Either Git is intended to be a tool anybody can pick up and use, in which case
it's shameful how thoroughly ignored widespread complaints about the UI have
been; or Git is intended to be a tool for a select priesthood of Enlightened
Masters, in which case it shouldn't be promoted to the unwashed masses. You
can't really have it both ways.

 _> Git is a professional tool for software engineers_

Lots of tools for professionals of all kinds take the time to protect their
users from inadvertently harming themselves through misuse. Cars for
commercial drivers aren't sold with a set of wheel chocks in place of brakes,
and if you argued that they should be because they're meant for _professional
drivers_ who _ought to know better_ than to walk away from their vehicle
without setting the chocks first, you'd earn yourself a lot of funny looks.

------
lixtra
I started version control with CVS. Just a bit better than copying.
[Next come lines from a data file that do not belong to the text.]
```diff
             if (pos < cap)
-                lists[(size_t)(4 + ph) * cap + pos] = o;
-        }
-        base_ph[0] += tot_ph[0];
-        base_ph[1] += tot_ph[1];
-        __syncthreads();
+                list_e[pos + (cap & -par)] = o0 + b;
+            p_o += par;
+            p_e += par ^ 1;
+        });
+        base_e += (int)(total & 0xffffu);
+        base_o += (int)(total >> 16);
     }
 }
 
@@ -1681,7 +1692,7 @@
             return EBVO_OK;
         {
             ProfScope ps(ctx, s, K_COMPACT);
-            hipLaunchKernelGGL(toed_compact_phase_kernel, dim3(H2 - 20, n_img), dim3(256), 0, s.stream, B, h, w, cap);
+            hipLaunchKernelGGL(toed_compact_phase_kernel, dim3((H2 - 20 + 3) / 4, n_img), dim3(256), 0, s.stream, B, h, w, cap);
         }
         if (stop == 2)
             return EBVO_OK;
@@ -1722,7 +1733,7 @@
             {
                 ProfScope ps(ctx, s, K_COMPACT);
                 hipLaunchKernelGGL(toed_need_count_kernel, dim3((H2 + 3) / 4, n_img), dim3(256), 0, s.stream, E, h, w);
-                hipLaunchKernelGGL(toed_need_compact_kernel, dim3(H2, n_img), dim3(256), 0, s.stream, E, h, w, cap);
+                hipLaunchKernelGGL(toed_need_compact_kernel, dim3((H2 + 3) / 4, n_img), dim3(256), 0, s.stream, E, h, w, cap);
             }
             if (stop == 4)
                 return EBVO_OK;
```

I started distributed version control with monotone. That felt better but the
central db felt a bit unnatural.

A bit later came mercurial and I was really happy with it. It all made sense.
Easy interface and when you wanted to do something strange like rewrite
history, you had to use a plugin.

Then came git (rhymes to better know your sh*t). I'm not surrounded by the
smartest guys but most people I met only have a superficial understanding of
git and looking at these flight rules kind of confirms the complexity of git.

I strongly believe that 80% of the current users of git would be better off
with mercurial. But then everybody uses git for the remaining 20%.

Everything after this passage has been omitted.